Kruhlak, N. L., Schmidt, M., Froetschl, R., Graber, S., Haas, B., Horne, I., Horne, S., King, S. T., Koval, I. A., Kumaran, G., Langenkamp, A., McGovern, T. J., Peryea, T., Sanh, A., Siqueira Ferreira, A., van Aerts, L., Vespa, A., Whomsley, R., 2024. Determining Recommended Acceptable Intake Limits for N-Nitrosamine Impurities in Pharmaceuticals: Development and Application of the Carcinogenic Potency Categorization Approach (CPCA). Regulatory Toxicology and Pharmacology (in press).

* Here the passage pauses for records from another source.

diff --git a/bevformer_b200/csrc/common.cuh b/bevformer_b200/csrc/common.cuh
--- a/bevformer_b200/csrc/common.cuh
+++ b/bevformer_b200/csrc/common.cuh
@@ -55,6 +55,15 @@
 typedef __nv_bfloat16 bf16;
 
 __device__ __forceinline__ float exp_rn(float x) { return (float)exp((double)x); }
+
+__device__ __forceinline__ float quad_max(float v) {
+    v = fmaxf(v, __shfl_xor_sync(0xffffffffu, v, 1));
+    return fmaxf(v, __shfl_xor_sync(0xffffffffu, v, 2));
+}
+__device__ __forceinline__ float quad_sum(float v) {
+    v += __shfl_xor_sync(0xffffffffu, v, 1);
+    return v + __shfl_xor_sync(0xffffffffu, v, 2);
+}
 
 __device__ __forceinline__ float bf16_lo(uint32_t u) { return __uint_as_float(u << 16); }
 __device__ __forceinline__ float bf16_hi(uint32_t u) { return __uint_as_float(u & 0xffff0000u); }
diff --git a/bevformer_b200/csrc/encoder_ops.cu b/bevformer_b200/csrc/encoder_ops.cu
--- a/bevformer_b200/csrc/encoder_ops.cu
+++ b/bevformer_b200/csrc/encoder_ops.cu
@@ -109,14 +109,6 @@
 }
 
 
-__device__ __forceinline__ float quad_max(float v) {
-    v = fmaxf(v, __shfl_xor_sync(0xffffffffu, v, 1));
-    return fmaxf(v, __shfl_xor_sync(0xffffffffu, v, 2));
-}
-__device__ __forceinline__ float quad_sum(float v) {
-    v += __shfl_xor_sync(0xffffffffu, v, 1);
-    return v + __shfl_xor_sync(0xffffffffu, v, 2);
-}
 template <int N> __device__ __forceinline__ void ldv(const float *p, float (&v)[N]) {
     if constexpr (N % 4 == 0) {
 #pragma unroll
@@ -211,7 +203,7 @@
     stv<PPL>(attn + (t * M + m) * LP + k0, lg);
 }
 
-template <int PPL, typename TO>
+template <int PPL, typename TO, bool kMultiOnly = false>
 __global__ void __launch_bounds__(kEThreads)
 sca_prep_bwd_m8(const float *__restrict__ raw, const float *__restrict__ grad_loc,
                 const float *__restrict__ grad_attn, const int *__restrict__ pair_of,
@@ -225,6 +217,11 @@
     const long long bq = (long long)blockIdx.x * (kEThreads / 32) + (threadIdx.x >> 5);
     if (bq >= (long long)B * Nq) return;
     const int q = (int)(bq % Nq), b = (int)(bq / Nq);
+    if constexpr (kMultiOnly) {
+        int seen = 0;
+        for (int c = 0; c < ncam; ++c) seen += __ldg(pair_of + (long long)c * Nq + q) >= 0 ? 1 : 0;
+        if (seen == 1) return;
+    }
     const int LP = 4 * PPL, k0 = sub * PPL;
     const long long rbase = bq * (M * LP * 3);
     float a[PPL];
@@ -981,6 +978,34 @@
     return sca_prep_backward_t<float>(who, raw, grad_loc, grad_attn, pair_of, level_hw, (float *)d_raw, B, Nq, R, M, L, P, ncam, st);
 }
 
+template <typename TO>
+static void sca_prep_backward_multi_t(const float *raw, const float *grad_loc, const float *grad_attn,
+                                      const int32_t *pair_of, const int64_t *level_hw, TO *d_raw, int B, int Nq,
+                                      int R, int L, int P, int ncam, cudaStream_t st) {
+    const int pmagic = (65536 + P - 1) / P;
+    const unsigned wgrid = blocks_for((long long)B * Nq, kEThreads / 32);
+    sca_prep_bwd_m8<8, TO, true><<<wgrid, kEThreads, 0, st>>>(raw, grad_loc, grad_attn, pair_of, level_hw, d_raw, B,
+                                                              Nq, R, L, P, ncam, pmagic);
+}
+
+extern "C" int bevf_sca_prep_backward_multi(const float *raw, const float *grad_loc,
+                                            const float *grad_attn, const int32_t *pair_of,
+                                            const int64_t *level_hw, void *d_raw, int out_dtype, int B, int Nq,
+                                            int R, int M, int L, int P, int ncam, void *stream) {
+    const char *who = "bevf_sca_prep_backward_multi";
+    BEVF_REQUIRE(B >= 0 && Nq >= 0 && R >= 0 && L > 0 && P > 0 && ncam > 0 && ncam <= 16, who, "bad dimension (ncam <= 16)");
+    BEVF_REQUIRE(M == 8 && L * P == 32 && L <= 16, who, "8 heads and num_levels * num_points == 32 only");
+    BEVF_REQUIRE(out_dtype == BEVF_DTYPE_BF16 || out_dtype == BEVF_DTYPE_F16, who, "bf16 or fp16 d_raw only");
+    if ((long long)B * Nq == 0) return 0;
+    BEVF_REQUIRE(raw && pair_of && level_hw && d_raw && (R == 0 || (grad_loc && grad_attn)), who, "null pointer argument");
+    cudaStream_t st = (cudaStream_t)stream;
+    if (out_dtype == BEVF_DTYPE_BF16)
+        sca_prep_backward_multi_t<bf16>(raw, grad_loc, grad_attn, pair_of, level_hw, (bf16 *)d_raw, B, Nq, R, L, P, ncam, st);
+    else
+        sca_prep_backward_multi_t<__half>(raw, grad_loc, grad_attn, pair_of, level_hw, (__half *)d_raw, B, Nq, R, L, P, ncam, st);
+    return check_launch(who);
+}
+
 extern "C" int bevf_tsa_prep_forward(const float *raw, const float *ref2d, const int64_t *level_hw,
                                      float *loc, float *attn, int B, int Nq, int M, int L, int P,
                                      int interleave, void *stream) {
diff --git a/bevformer_b200/csrc/msda.cu b/bevformer_b200/csrc/msda.cu
--- a/bevformer_b200/csrc/msda.cu
+++ b/bevformer_b200/csrc/msda.cu
@@ -9,15 +9,17 @@
 
 namespace bevf {
 
-template <typename T, typename TO>
+template <typename T, typename TO, bool kFused = false>
 __global__ void __launch_bounds__(kThreads)
 msda_fwd_d32(const T *__restrict__ value, const int64_t *__restrict__ level_hw,
              const int64_t *__restrict__ level_start, const float *__restrict__ loc,
              const float *__restrict__ attn, TO *__restrict__ out,
              const int *__restrict__ row_map, int S, int M, int Q, int L, int P, int magic,
-             int iters, long long rows) {
+             int iters, long long rows, const __grid_constant__ ScaFuse fz = ScaFuse{}) {
     constexpr int VEC = Vec<T>::N, LANES = 32 / VEC, G = 32 / LANES;
+    static_assert(!kFused || LANES == 4, "the fused prep needs 4 lanes per row (16-bit value rows)");
     constexpr bool kHalf = std::is_same<T, bf16>::value;
+    __shared__ __align__(16) float s_fa[kFused ? kThreads / 32 * G : 1][kFuseLP];
     __shared__ LevelTab tab;
     load_level_tab(level_hw, level_start, L, M * 32, tab);
 
@@ -36,6 +38,18 @@
     const T *vbase = value + ((long long)b * S * M + m) * 32 + sub * VEC;
     const float2 *locp = reinterpret_cast<const float2 *>(loc) + row * LP;
     const float *attp = attn + row * LP;
+    ScaRow sr;
+    const int fgrp = warp * G + grp;
+    if constexpr (kFused) {
+        live = live && sca_row(fz, row, sr);
+        float fa[8];
+        const float2 st = sca_row_stats(sr, live, sub, fa);
+        if (live && sub == 0) fz.stats[row] = st;
+        __syncwarp();
+        *reinterpret_cast<float4 *>(&s_fa[fgrp][8 * sub]) = make_float4(fa[0], fa[1], fa[2], fa[3]);
+        *reinterpret_cast<float4 *>(&s_fa[fgrp][8 * sub + 4]) = make_float4(fa[4], fa[5], fa[6], fa[7]);
+        __syncwarp();
+    }
 
     float acc[VEC];
 #pragma unroll
@@ -48,8 +62,20 @@
         bool valid = false;
         if (sm < LP && live) {
             const int l = level_of(sm, magic);
-            const float2 xy = __ldg(locp + sm);
-            const float a = __ldg(attp + sm);
+            float2 xy;
+            float a;
+            if constexpr (kFused) {
+                sca_loc(sr, sm, l, P, fz.Dz, tab.h[l], tab.w[l], xy.x, xy.y);
+                a = s_fa[fgrp][sm];
+                if (l >= fz.coarse_from) {
+                    const long long ci = row * (LP - fz.coarse_from * P) + (sm - fz.coarse_from * P);
+                    fz.coarse_loc[ci] = xy;
+                    fz.coarse_attn[ci] = a;
+                }
+            } else {
+                xy = __ldg(locp + sm);
+                a = __ldg(attp + sm);
+            }
             const Corner c = make_corner(xy.x, xy.y, tab.h[l], tab.w[l]);
             enc = (c.pidx * pix) | c.dx | (c.dy << 1);
             valid = c.valid;
@@ -91,7 +117,7 @@
     }
 }
 
-template <typename T, typename TG, bool kScatter, typename TV = float>
+template <typename T, typename TG, bool kScatter, typename TV = float, bool kFused = false>
 __global__ void __launch_bounds__(kThreads)
 msda_bwd_d32(const T *__restrict__ value, const int64_t *__restrict__ level_hw,
              const int64_t *__restrict__ level_start, const float *__restrict__ loc,
@@ -101,9 +127,14 @@
              int L, int P, int magic, int iters, long long rows, unsigned red_skip,
              const __grid_constant__ HostLevels host_levels, const unsigned *__restrict__ gv_amax = nullptr,
              __half *__restrict__ gv16 = nullptr, unsigned gv16_mask = 0u, int side_start = 0, int S_side = 0,
-             const unsigned *__restrict__ fx_bounds = nullptr, int fx_bits = 0) {
+             const unsigned *__restrict__ fx_bounds = nullptr, int fx_bits = 0,
+             const __grid_constant__ ScaFuse fz = ScaFuse{}) {
     constexpr int VEC = Vec<T>::N, LANES = 32 / VEC, G = 32 / LANES;
     constexpr bool kHalfDot = std::is_same<T, bf16>::value && std::is_same<TG, bf16>::value;
+    static_assert(!kFused || (LANES == 4 && G == kFuseHeads), "the fused prep needs 16-bit value rows");
+    __shared__ float s_fa[kFused ? kThreads / 32 * G : 1][kFuseLP];
+    __shared__ float s_fg[kFused ? kThreads / 32 * G : 1][kFuseLP];
+    __shared__ __align__(16) uint32_t s_fo[kFused ? kThreads / 32 * G : 1][kFuseLP];
     __shared__ LevelTab tab;
     __shared__ unsigned s_skip;
     if (threadIdx.x == 0)
@@ -145,6 +176,19 @@
     const long long voff = ((long long)b * S * M + m) * 32 + sub * VEC;
     const float2 *locp = reinterpret_cast<const float2 *>(loc) + row * LP;
     const float *attp = attn + row * LP;
+    ScaRow sr;
+    float2 st = make_float2(0.f, 0.f);
+    bool single = false;
+    const int fgrp = (threadIdx.x >> 5) * G + grp;
+    if constexpr (kFused) {
+        live = live && sca_row(fz, row, sr);
+        if (live) {
+            st = __ldg(fz.stats + row);
+            int seen = 0;
+            for (int c = 0; c < fz.ncam; ++c) seen += __ldg(fz.pair_of + (long long)c * fz.Nq + sr.q) >= 0 ? 1 : 0;
+            single = seen == 1;
+        }
+    }
 
     float g[VEC];
     load_vec<TG, VEC>(grad_out + row * 32 + sub * VEC, g);
@@ -196,8 +240,14 @@
         if (mine) {
             const int l = level_of(sm, magic);
             Hm = tab.h[l]; Wm = tab.w[l];
-            const float2 xy = __ldg(locp + sm);
-            a = __ldg(attp + sm);
+            float2 xy;
+            if constexpr (kFused) {
+                sca_loc(sr, sm, l, P, fz.Dz, Hm, Wm, xy.x, xy.y);
+                a = sca_attn(sr, sm, st.x, st.y);
+            } else {
+                xy = __ldg(locp + sm);
+                a = __ldg(attp + sm);
+            }
             c = make_corner(xy.x, xy.y, Hm, Wm);
         }
         const int enc = (c.pidx * pix) | c.dx | (c.dy << 1);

https://www.fda.gov/regulatory-information/search-fda-guidance-documents/recommended-acceptable-intake-limits-nitrosamine-drug-substance-related-impurities

Building

FeaturizeNitrosamines is a maven project and can be built using the following command:

mvn clean package

This will produce a packaged executable jar file in the target directory with the filename Featurize-Nitrosamines-.jar.

Running

To run the application, the following command can be used:

java -jar target/Featureize-Nitrosamines-0.0.1-SNAPSHOT-jar-with-dependencies.jar -i input_example.txt -o output_example.txt

Where example.txt is a tab-delimited list of SMILES strings representing the nitrosamine chemical structures to be evaluated, for example:

ID	SMILES	NNO Instance
1	C=CCN(CC=C)N=O	1
2	CN(N=O)C1=CC=NC=C1	1
3	CN(N=O)C1=CC=CN=C1	1
4	OC(=O)C1CCCCN1N=O	1

The first column is an ID or name for the structure, which will be repeated in the output file. The second column is a SMILES string for the chemical structure. The third column "NNO Instance" is an optional input column. If present will be carried forward to the output. Otherwise it will be generated.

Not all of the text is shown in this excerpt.